What we have come to realize about both of these kinds of recovery narratives is that they are not that different. They both reify a capitalist definition of recovery and wellness – one that is tied to being productive in the workplace and adhering to a role in the nuclear family structure. Whether the mechanism of recovery involves taking psychiatric medication or coming off psychiatric medication, the key transformation in the story revolves around going from someone who is unproductive, dependent on others, etc. to someone who is contributing economically, supporting a family, etc.
The recovery narratives that are published and shared widely never go, “I was working 60 hours a week and I was miserable, so I quit my job, went on disability, and now I’m doing okay” or “I was hiding my voices and trying to pass as sane so I wouldn’t make anyone in my family uncomfortable, and I hated it, so I decided to leave and now I can finally be myself.” The narratives are almost always, “I was on disability, too depressed to go to work, and now I am working a 40-hour week and I am a great wife/husband/mother/father.” Being disabled, and proudly so, is rarely included in the narratives shared by either community.

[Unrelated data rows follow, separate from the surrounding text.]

struct Layout : CtnLayout<BlockOff> {
  int Np, Kfp, Bnp, Hp, Scp;
  long long p_enc, p_dec_f, p_dec_b, p_bott_f, p_bott_b, p_out_f, p_out_b, p_stamp, n_prepared;

  bool fusable() const {
    return !causal && P == 3 && H == 512 && Bn == 128 && Sc == 128 && nb <= 24 ;
  }
  bool fused_fwd() const { return fusable() && fwd_fuse_requested(); }
  bool pw1_rc() const { return !causal && Hp == RC_H && Bnp == RC_N && pw1_rc_requested(); }

  static int limits(const brv_ctn_config* c) {
    return c->kernel_size < 1 || c->kernel_size > 5 ? fail(-2, "kernel_size must be in [1, 5] in the HIP path") : 0;
  }
  int init(const brv_ctn_config* c) {
    if (int r = CtnLayout::init(c, limits)) return r;
    Np = round_up(N, 64); Kfp = round_up(K, 64); Bnp = round_up(Bn, 64);
    Hp = round_up(H, 64); Scp = round_up(Sc, 64);
    long long q = 0;
    auto ptake = [&](long long n) { long long r = q; q += align_up(n, 128); return r; };
    p_enc = ptake((long long)Np*Kfp);
    p_dec_f = ptake((long long)Kfp*Np);
    p_dec_b = ptake((long long)Np*Kfp);
    p_bott_f = ptake((long long)Bnp*Np);
    p_bott_b = ptake((long long)Np*Bnp);
    for (int i = 0; i < nb; ++i) {
      const int rs = (i < nb - 1 ? Bnp : 0) + Scp;
      blk[i].p_c1_f = ptake((long long)Hp*Bnp);
      blk[i].p_c1_b = ptake((long long)Bnp*Hp);
      blk[i].p_rs_f = ptake((long long)rs*Hp);
      blk[i].p_rs_b = ptake((long long)Hp*rs);
      blk[i].p_c1_fp = ptake((long long)Hp*Bnp);
      blk[i].p_rs_fp = ptake((long long)rs*Hp);
      blk[i].p_rs_bp = ptake((long long)Hp*rs);
      blk[i].p_rs_g = ptake((long long)(Bnp + Scp)*Hp);
      blk[i].p_rs_gp = ptake((long long)(Bnp + Scp)*Hp);
      blk[i].p_lazy = ptake(4LL*(Bnp + Scp));
    }
    p_out_f = ptake((long long)S*Np*Scp);
    p_out_b = ptake((long long)Scp*S*Np);
    p_stamp = ptake(128);
    n_prepared = q;
    return 0;
  }
};

struct Workspace {
  long long w, x, z1, z2, skip, m, y, stats, sums, dpre, dw1, gskip, gout, eA, eB,
      e0, dwt, vg, gcopy, total;
  long long gcopy_stride, eB_stride;
  long long wgpart;
  long long h1, h2, wn, ctab, ctab_stride, cfs, cbt, ident, fake_stats, scratch_stats;
  long long vg_stride, vg_bytes;
  long long x_stride, z_stride;
  long long u, u_stride;
  long long stamp;
  long long stats_bytes;
  void init(const Layout& l, long long B, long long T) {
    long long o = 0;
    auto take = [&](long long bytes) { long long r = o; o += align_up(bytes, 256); return r; };
    const long long BT = B*T;
    w = take(BT*l.Np*2);
    x_stride = align_up(BT*l.Bnp*2, 256);
    x = take(x_stride*l.nb);
    z_stride = align_up(BT*l.Hp*2, 256);
    z1 = take(z_stride*l.nb);
    z2 = take(z_stride*l.nb);
    skip = take(BT*l.Scp*4);
    m = take(BT*l.S*l.Np*2);
    y = take(BT*l.S*l.Np*2);
    stats_bytes = (long long)(1 + 2*l.nb)*B*kStatStride*8;
    stats = take(stats_bytes);
    sums = take(stats_bytes);
    dpre = take(BT*l.S*l.Np*2);
    dw1 = take(BT*l.S*l.Np*2);
    gout = take(BT*(l.Bnp + l.Scp)*2);
    gskip = gout + (long long)l.Bnp*2;
    eA = take(BT*l.Hp*2);
    eB_stride = align_up(BT*l.Hp*2, 256);
    eB = take(eB_stride*l.nb);
    gcopy_stride = align_up(BT*l.Bnp*2, 256);
    gcopy = take(gcopy_stride*l.nb);
    e0 = take(BT*l.Np*2);
    dwt = take(BT*l.Np*2);
    vg_stride = align_up(2LL*l.N + (long long)l.nb*l.H*(5 + l.P) + 1 + 2*l.nb + 2LL*l.Hp, 64);
    vg_bytes = vg_stride*kReplicas*4;
    vg = take(vg_bytes);
    wgpart = take((long long)2*kWgSplit*l.nb*W2_G*l.H*4);
    u_stride = align_up(BT*(l.Bnp + l.Scp)*2, 256);
    u = l.fusable() ? take(u_stride*l.nb) : 0;
// ... 978 lines not shown
    g.e.src = v.z2(i); g.e.ld_src = l.Hp; g.e.src_slope = params + b.prelu2;
    g.e.src_stats = v.stat(2 + 2*i); g.e.inv_n = 1.0/((double)T*l.H); g.e.eps = 1e-8f;
    g.e.gamma = params + b.n2_g;
    g.e.dgamma = v.vslot(i) + 2*l.H; g.e.dbeta = v.vslot(i) + 3*l.H;
    g.e.rep_stride = v.ws.vg_stride; g.e.n_rep = kReplicas;
    g.e.sums_out = v.sum(2 + 2*i);
    if (int r = launch_gemm_rows<A_BF16, E_GLN_BWD>(g, B, st, "pw2_dgrad", 2.0*BT*(rs0 + l.Scp + 2*l.Hp))) return r;
  }
  const bool fuse_dz2 = blk_fused || (!opt(BRV_OPT_NO_DZ_FUSE) && l.Hp % HL_CG == 0 &&
                        (((l.P - 1)*dil)/2) % dil == 0 && hl_window_rows(dil, l.P) <= HL_MAXROWS);
  DzParams dz; memset(&dz, 0, sizeof(dz));
  if (!fuse_dz2) {
    dz.e = v.eA(); dz.z = v.z2(i); dz.B = B; dz.T = (int)T; dz.Cp = l.Hp; dz.C = l.H;
    dz.slope = params + b.prelu2; dz.stats = v.stat(2 + 2*i); dz.sums = v.sum(2 + 2*i);
    dz.inv_n = 1.0/((double)T*l.H); dz.eps = 1e-8f; dz.dslope = v.vslope() + 2 + 2*i; dz.rep_stride = v.ws.vg_stride;
    if (int r = launch_dz(dz, st)) return r;
  }
  DwParams d; memset(&d, 0, sizeof(d));
  bf16_t* eB = v.eB(i);
  d.z1 = v.z1(i); d.dz2 = v.eA(); d.e1 = eB; d.B = B; d.T = (int)T; d.Cp = l.Hp; d.C = l.H;
  d.slope1 = params + b.prelu1; d.stats1 = v.stat(1 + 2*i);
  d.gamma1 = params + b.n1_g; d.beta1 = params + b.n1_b;
  d.inv_n = 1.0/((double)T*l.H); d.eps = 1e-8f;
  d.taps = params + b.dconv_w; d.dil = dil; d.left = ((l.P - 1)*dil)/2;
  d.dgamma1 = v.vslot(i); d.dbeta1 = v.vslot(i) + l.H;
  d.dtaps = v.vslot(i) + 4*l.H; d.dbias = v.vslot(i) + 4*l.H + (long long)l.H*l.P;
  d.rep_stride = v.ws.vg_stride; d.sums1 = v.sum(1 + 2*i);
  if (fuse_dz2) {
    d.z2in = v.z2(i); d.stats2 = v.stat(2 + 2*i); d.sums2 = v.sum(2 + 2*i);
    d.slope2 = params + b.prelu2; d.dslope2 = v.vslope() + 2 + 2*i;
  }
  if (blk_fused) {
    BwdFusedParams bf; memset(&bf, 0, sizeof(bf));
    bf.d = d; bf.d.dz2 = nullptr;
    bf.g = has_res ? v.gout() : v.gskip(); bf.ldg = ldg; bf.Kg = rs0 + l.Scp;
    bf.Wp = v.prep + b.p_rs_bp; bf.gamma2 = params + b.n2_g;
    bf.dgamma2 = v.vslot(i) + 2*l.H; bf.dbeta2 = v.vslot(i) + 3*l.H;
    if (int r = DwBwdFused<3>::run(bf, st)) return r;
  } else
  if (int r = dispatch_p<DwBwd>(l.P, d, st)) return r;
  return 0;
}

But what happens when you don’t fit into this kind of “recovery narrative”? What if you are still struggling to get out of bed or be productive, and either coming off medication or being on medication/getting therapy has not changed this? What if you don’t want to recover? Or what it to you, recovery means accepting yourself as you are – even if this means you are unproductive and unattached to a nuclear family – and surrounding yourself with people who do not value you based on your productivity? Unfortunately, these kinds of narratives are not only devalued but actively suppressed.

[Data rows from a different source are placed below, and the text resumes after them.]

constexpr int NCH = 2;
static_assert(NW == 2 * T && 2 * 128 >= NWIN1 && 128 <= NWIN1, "staging: one wave pair per image, 2 chunks");
template <bool U8, bool IDX>
struct Stage {
  u32x2 x[NCH];
  u32x2 rowv;
  u32x4 dp;
  u32x2 c2;
  u32x4 p1[NCH];

  DEV static int img_of(int wave) { return wave >> 1; }
  DEV void load_row(const BwdArgs& a, int t0, int wave) {
    if constexpr (IDX) {
      const int img = img_of(wave);
      const bool ok = t0 >= 0 && t0 + img < a.B;
      const auto ridx = buf_rsrc(a.idx + (ok ? t0 + img : 0), ok ? 8u : 0u);
      rowv = buf_b64(ridx, 0u);
    }
  }
  DEV void load_xc(const BwdArgs& a, int t0, int wave, int ln) {
    const int img = img_of(wave);
    const bool ok = t0 >= 0 && t0 + img < a.B;
    int row = ok ? t0 + img : 0;
    if constexpr (IDX) {
      const uint32_t lo = __builtin_amdgcn_readfirstlane(rowv[0]), hi = __builtin_amdgcn_readfirstlane(rowv[1]);
      row = (hi != 0u || (int)lo < 0) ? 0 : ((int)lo >= a.n ? a.n - 1 : (int)lo);
    }
    constexpr uint32_t esz = U8 ? 1u : 2u;
    const void* xb = U8 ? (const void*)(a.u8 + (int64_t)row * 784) : (const void*)(a.x + (int64_t)row * 784);
    const auto rx = buf_rsrc(xb, ok ? 784u * esz : 0u);
    const int r = ln + 64 * (wave & 1);
#pragma unroll
    for (int i = 0; i < NCH; ++i) {
      const uint32_t q = (uint32_t)(r + 128 * i);
      const uint32_t oob = q < NWIN1 ? 0u : BUF_OOB;
      if constexpr (U8) x[i] = u32x2{buf_b32(rx, 4u * q + oob), 0u};
      else x[i] = buf_b64(rx, 8u * q + oob);
    }
  }
  DEV void store_xc(uint8_t* lds, int wave, int ln) const {
    const int img = img_of(wave), r = ln + 64 * (wave & 1);
#pragma unroll
    for (int i = 0; i < NCH; ++i) {
      const int q = r + 128 * i;
      if (i == 0 || q < NWIN1) {
        const int y = (q * 147) >> 10, k = q - 7 * y;
        const int yp = (q * 147) >> 11, xp = q - 14 * yp;
        uint32_t lo = x[i][0], hi = x[i][1];
        if constexpr (U8) {
          const uint32_t b = x[i][0];
          lo = pack2(u8_norm(b & 0xff), u8_norm((b >> 8) & 0xff));
          hi = pack2(u8_norm((b >> 16) & 0xff), u8_norm(b >> 24));
        }
        *(u32x2*)(lds + X_OFF + img * X_IMG + (y + 2) * X_RS + (4 * k + 4) * 2) = u32x2{lo, hi};
        const uint32_t a1 = p1[i][3];
        const uint32_t l4 = a1 & 0x0f0f0f0fu, h4 = (a1 >> 4) & 0x0f0f0f0fu;
        uint8_t* cd = lds + CD_OFF + img * D_IMG + yp * D_RS + xp * 16;
        *(u32x2*)cd = u32x2{bytes01(l4), bytes23(l4)};
        *(u32x2*)(cd + 8) = u32x2{bytes01(h4), bytes23(h4)};
      }
    }
  }
  DEV void load_dy(const BwdArgs& a, int t0, int wave, int ln) {
    const int nimg = t0 < 0 ? 0 : min(T, a.B - t0);
    const int tb = t0 < 0 ? 0 : t0;
    const int tid = wave * 64 + ln;
    const auto rdp = buf_rsrc(a.dp2 + (int64_t)tb * 400, (uint32_t)nimg * 800u);
    const auto ra2 = buf_rsrc(a.arg2 + (int64_t)tb * 400, (uint32_t)nimg * 400u);
    dp = buf_b128(rdp, tid < 400 ? 16u * tid : BUF_OOB);
    c2 = buf_b64(ra2, tid < 400 ? 8u * tid : BUF_OOB);
    const int img = img_of(wave);
    const bool ok = t0 >= 0 && t0 + img < a.B;
    const auto rp1 = buf_rsrc(a.p1 + (int64_t)(ok ? t0 + img : 0) * NWIN1 * 8, ok ? NWIN1 * 16u : 0u);
    const int r = ln + 64 * (wave & 1);
#pragma unroll
    for (int i = 0; i < NCH; ++i) {
      const uint32_t q = (uint32_t)(r + 128 * i);
      p1[i] = a.skip & 32 ? u32x4{0u, 0u, 0u, 0u} : buf_b128(rp1, q < NWIN1 ? 16u * q : BUF_OOB);
    }
  }
  DEV void store_dy(uint8_t* lds, int wave, int ln) {
    asm volatile("" : "+v"(dp), "+v"(c2), "+v"(p1[0]), "+v"(p1[1]));
    const int img = img_of(wave), r = ln + 64 * (wave & 1);
#pragma unroll
    for (int i = 0; i < NCH; ++i) {
      const int q = r + 128 * i;
      if (i == 0 || q < NWIN1) {
        const int yp = (q * 147) >> 11, xp = q - 14 * yp;
        const u32x4 v = {p1[i][0], p1[i][1], p1[i][2], 0x3f80u};
        *(u32x4*)(lds + P1_OFF + img * P1_IMG + yp * P1_RS + xp * 16) = v;
      }
    }
    const int tid = wave * 64 + ln;
    if (tid < 400) {
      const int im = tid / 50, rr = tid - 50 * im, w = rr >> 1, yp = w / 5, xp = w - 5 * yp;
      const int o = DY2_OFF + im * DY2_IMG + 2 * yp * DY2_RS + 2 * xp * 32 + 16 * (rr & 1);
      const uint32_t e[4] = {bytes01(c2[0]), bytes23(c2[0]), bytes01(c2[1]), bytes23(c2[1])};
      const int rot = (xp >> 1) & 1;
#pragma unroll
      for (int i = 0; i < 4; ++i) {
        const int d = i ^ rot;
        const uint32_t dd = (uint32_t)d * 0x00010001u;
        const u32x4 v = {sel_eq(dp[0], e[0], dd), sel_eq(dp[1], e[1], dd), sel_eq(dp[2], e[2], dd),
                         sel_eq(dp[3], e[3], dd)};
        *(u32x4*)(lds + o + (i >> 1) * DY2_RS + (d & 1) * 32) = v;
      }
    }
  }
};

template <int H>
DEV void dgrad_unit(const uint8_t* lds, int bB, int bZ, int orow, int lane, int dylo, int dyhi, f32x4 (&acc)[4]) {
  constexpr int VLO = H ? 2 : 0, VHI = H ? 4 : 3, NU = H ? 3 : 4;
#pragma unroll 2
  for (int dy = dylo; dy <= dyhi; ++dy) {
    bf16x8 Bv[VHI - VLO + 1];
    const int r = orow - dy;
    const uint8_t* pb = lds + ((unsigned)r <= 9u ? bB - dy * DY2_RS : bZ);
#pragma unroll
    for (int v = VLO; v <= VHI; ++v) Bv[v - VLO] = *(const bf16x8*)(pb + 64 * v);
#pragma unroll
    for (int j = 0; j < 3; ++j) {
      const bf16x8 A = *(const bf16x8*)(lds + AF_OFF + ((dy * 3 + j) * 64 + lane) * 16);
#pragma unroll
      for (int v = VLO; v <= VHI; ++v) {
        const int u = v + 2 - j - 4 * H;
        if (u >= 0 && u < NU) acc[u] = mfma16(A, Bv[v - VLO], acc[u]);
      }
    }
  }
}

template <int G>
DEV void c2w_steps(const uint8_t* lds, int ks0, int ks1, int ln, f32x4 (&acc2)[C2MAX]) {
  const int g = ln >> 4, q = (ln >> 2) & 3, p = ln & 3;
  const int img = 4 * (g & 1) + q, sub = 2 * (g >> 1), hA = p >> 1, pc = p & 1;
  const int bB = DY2_OFF + img * DY2_IMG + sub * 32 + 8 * p;
  const int aB = P1_OFF + img * P1_IMG + sub * 16 + 8 * pc;
  const int aP = aB + hA * 16, aR = aB + hA * P1_RS;
  constexpr int NT2 = G == 0 ? 4 : 3;
#pragma unroll 2
  for (int s = ks0; s < ks1; ++s) {
    const int y = s / 3, x0 = 4 * (s - 3 * y);
    const int sb = bB + y * DY2_RS + x0 * 32, sa = y * P1_RS + x0 * 16;
    const bf16x8 Bf = frag(tr4(lds, sb), tr4(lds, sb + 32));
#pragma unroll
    for (int t = 0; t < NT2; ++t) {
      const int tile = C2_GT[G][t], tap = C2_TAP0[tile];
      const int base = (tile < 10 ? aP : aR) + sa + (tap / 5) * P1_RS + (tap % 5) * 16;
      acc2[t] = mfma16(frag(tr4(lds, base), tr4(lds, base + 16)), Bf, acc2[t]);
    }
  }
}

During our time in the movement, we have been discouraged from reaching out and being authentic about our current struggles because, “You’re off your meds – we need to show people that they’ll get better once they get off their meds.” We have been told that our stories are not useful, that they do not serve a political or economic purpose, or that they are not deserving of sympathy/empathy from an audience. “People who don’t work hard are just not likeable narrators,” we are told. Or we are told that in order to be effective advocates we need to be able to demonstrate professionalism, level-headedness, to “pass as sane” or show that we are recovered. We’re reminded that people won’t take us seriously if we are visibly in distress, if our madness becomes visible.
About a year ago we started Radical Abolitionist, a cognitive liberty blogspace. When it was conceived, we imagined sharing stories of resistance to paternalism and force, not stories of recovery. Narrative is an important tool of any movement, and in advocating for civil rights we need much more than just recovery narratives. We need victim narratives, liberation narratives, resistance narratives, accountability narratives, restorative justice narratives, prophetic narratives, acceptance narratives, inclusion narratives, even vengeance narratives. Our movement will grow and thrive when everyone who is marginalized by sanism and ableism has a voice with resonance, whether it conforms to a prescribed narrative or not.
Kaz DeWolfe and The Borderline Academic are activists, advocates, and co-founders of Radical Abolitionist, a cognitive liberty blogspace.